Cantata++, or simply Cantata in newer versions, is a commercial computer program for dynamic testing, specifically unit testing and integration testing, and code coverage at run time of C and C++ programs. It is developed and sold by QA Systems, and was formerly a product of IPL Information Processing Ltd.

Overview 
Cantata and Cantata++ were originally developed by IPL Information Processing Systems until 2012 when QA Systems GmbH acquired the business, and founded QA Systems Ltd in Bath (UK). In November 2012 the tool was rebranded at version 6.2 as Cantata. As of  2018 there have been 23 Cantata versions released since its initial release in 1992.

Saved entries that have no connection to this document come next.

__global__ void k_cell_keys(const float4* pts, int m, GridDev g, unsigned* keys, unsigned* vals) {
    int i = blockIdx.x * blockDim.x + threadIdx.x;
    if (i >= m) return;
    float4 p = pts[i];
    int cx = cell_coord(p.x, g.ox, g.inv_cell, g.dx);
    int cy = cell_coord(p.y, g.oy, g.inv_cell, g.dy);
    int cz = cell_coord(p.z, g.oz, g.inv_cell, g.dz);
// ... 324 lines not shown
    float a11 = 0, a12 = 0, a13 = 0, a22 = 0, a23 = 0, a33 = 0;
#pragma unroll
    for (int j = 0; j < 5; j++) {
        float ax = nx[j] - cx, ay = ny[j] - cy, az = nz[j] - cz;
        a11 += ax * ax;
        a12 += ax * ay;
        a13 += ax * az;
        a22 += ay * ay;
        a23 += ay * az;
        a33 += az * az;
    }
    a11 /= 5;
    a12 /= 5;
    a13 /= 5;
    a22 /= 5;
    a23 /= 5;
    a33 /= 5;
    double ud[3];
    eig3_sym(a11, a12, a22, a13, a23, a33, m.ev, ud);
    m.cx = cx;
    m.cy = cy;
    m.cz = cz;
    if (!(m.ev[2] > 3 * m.ev[1])) return false;
    m.p1[0] = cx + 0.1 * ud[0];
    m.p1[1] = cy + 0.1 * ud[1];
    m.p1[2] = cz + 0.1 * ud[2];
    m.p2[0] = cx - 0.1 * ud[0];
    m.p2[1] = cy - 0.1 * ud[1];
    m.p2[2] = cz - 0.1 * ud[2];
    return true;
}

struct PlaneModel5 {
    double X[3];
    float pa, pb, pc, pd;
    double proj[3];
};
__device__ __forceinline__ bool plane_model5(const float* nx, const float* ny, const float* nz, float sx, float sy, float sz,
                                             PlaneModel5& m) {
    double A[5][3];
#pragma unroll
    for (int j = 0; j < 5; j++) {
        A[j][0] = nx[j];
        A[j][1] = ny[j];
        A[j][2] = nz[j];
    }
    plane_fit5(A, m.X);
    float pa = m.X[0], pb = m.X[1], pc = m.X[2], pd = 1;
    float ps = sqrtf(pa * pa + pb * pb + pc * pc);
    pa /= ps;
    pb /= ps;
    pc /= ps;
    pd /= ps;
    m.pa = pa;
    m.pb = pb;
    m.pc = pc;
    m.pd = pd;
    bool planeValid = true;
#pragma unroll
    for (int j = 0; j < 5; j++) {
        if (fabs((double)(pa * nx[j] + pb * ny[j] + pc * nz[j] + pd)) > 0.2) {
            planeValid = false;
            break;
        }
    }
    if (!planeValid) return false;
    double dist = pa * sx + pb * sy + pc * sz + pd;
    m.proj[0] = (double)sx - dist * (double)pa;
    m.proj[1] = (double)sy - dist * (double)pb;
    m.proj[2] = (double)sz - dist * (double)pc;
    return true;
}

__device__ __forceinline__ bool fit_and_store(const AssocParams& P, int kind, int b, int i, const float4 f, const double* T,
                                              float sx, float sy, float sz, bool ok, const Knn5& k, const float4* mp) {
    if (kind == 0) {
        MmlLineFactor out;
        out.src = -1;
        out.error = 0;
        if (ok) {
            float nx[5], ny[5], nz[5];
#pragma unroll
            for (int j = 0; j < 5; j++) {
                float4 q = mp[knn_id(k, j)];
                nx[j] = q.x;
                ny[j] = q.y;
                nz[j] = q.z;
            }
            LineModel5 m;
            if (line_model5(nx, ny, nz, m)) {
                const float x1 = m.p1[0], y1 = m.p1[1], z1 = m.p1[2], x2 = m.p2[0], y2 = m.p2[1], z2 = m.p2[2];
                out.ori[0] = f.x;
                out.ori[1] = f.y;
                out.ori[2] = f.z;
                out.p1[0] = x1;
                out.p1[1] = y1;
                out.p1[2] = z1;
                out.p2[0] = x2;
                out.p2[1] = y2;
                out.p2[2] = z2;
                out.src = i;
                double Px, Py, Pz;
                tf_point(T, f.x, f.y, f.z, Px, Py, Pz);
                double ax = x1, ay = y1, az = z1, bx = x2, by = y2, bz = z2;
                double l12 = sqrt((ax - bx) * (ax - bx) + (ay - by) * (ay - by) + (az - bz) * (az - bz));
                double c0 = (Px - ax) * (Py - by) - (Px - bx) * (Py - ay);
                double c1 = (Px - ax) * (Pz - bz) - (Px - bx) * (Pz - az);
                double c2 = (Py - ay) * (Pz - bz) - (Py - by) * (Pz - az);
                double a012 = sqrt(c0 * c0 + c1 * c1 + c2 * c2);
                out.error = a012 / l12;
            }
        }
        if (out.src >= 0) P.lf[(size_t)b * P.MF + i] = out;
        return out.src >= 0;
    } else {
        MmlPlaneFactor out;
        out.src = -1;
        out.error = 0;
        out._pad = 0;
        if (ok) {
            float nx[5], ny[5], nz[5];
#pragma unroll
            for (int j = 0; j < 5; j++) {
                float4 q = mp[knn_id(k, j)];
                nx[j] = q.x;
                ny[j] = q.y;
                nz[j] = q.z;
            }
            PlaneModel5 m;
            if (plane_model5(nx, ny, nz, sx, sy, sz, m)) {
                out.ori[0] = f.x;
                out.ori[1] = f.y;
                out.ori[2] = f.z;
                out.omega[0] = m.pa;
                out.omega[1] = m.pb;
                out.omega[2] = m.pc;
                out.proj[0] = m.proj[0];
                out.proj[1] = m.proj[1];
                out.proj[2] = m.proj[2];
                double Px, Py, Pz;
                tf_point(T, f.x, f.y, f.z, Px, Py, Pz);
                double ex = Px - out.proj[0], ey = Py - out.proj[1], ez = Pz - out.proj[2];
                out.error = sqrt((ex * ex + ey * ey) + ez * ez);
                out.src = i;
            }
        }
        if (out.src >= 0) P.pf[(size_t)b * P.MF + i] = out;
        return out.src >= 0;
    }
}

The IDE of Cantata is based on Eclipse.
Cantata belongs to a category of code-driven unit testing frameworks used for dynamic testing of software. These tools bring compiled test cases to execution with the linked-in code under test. The test executable will run on a computing platform, a native operating system, or a target platform. The integration of debuggers is optional.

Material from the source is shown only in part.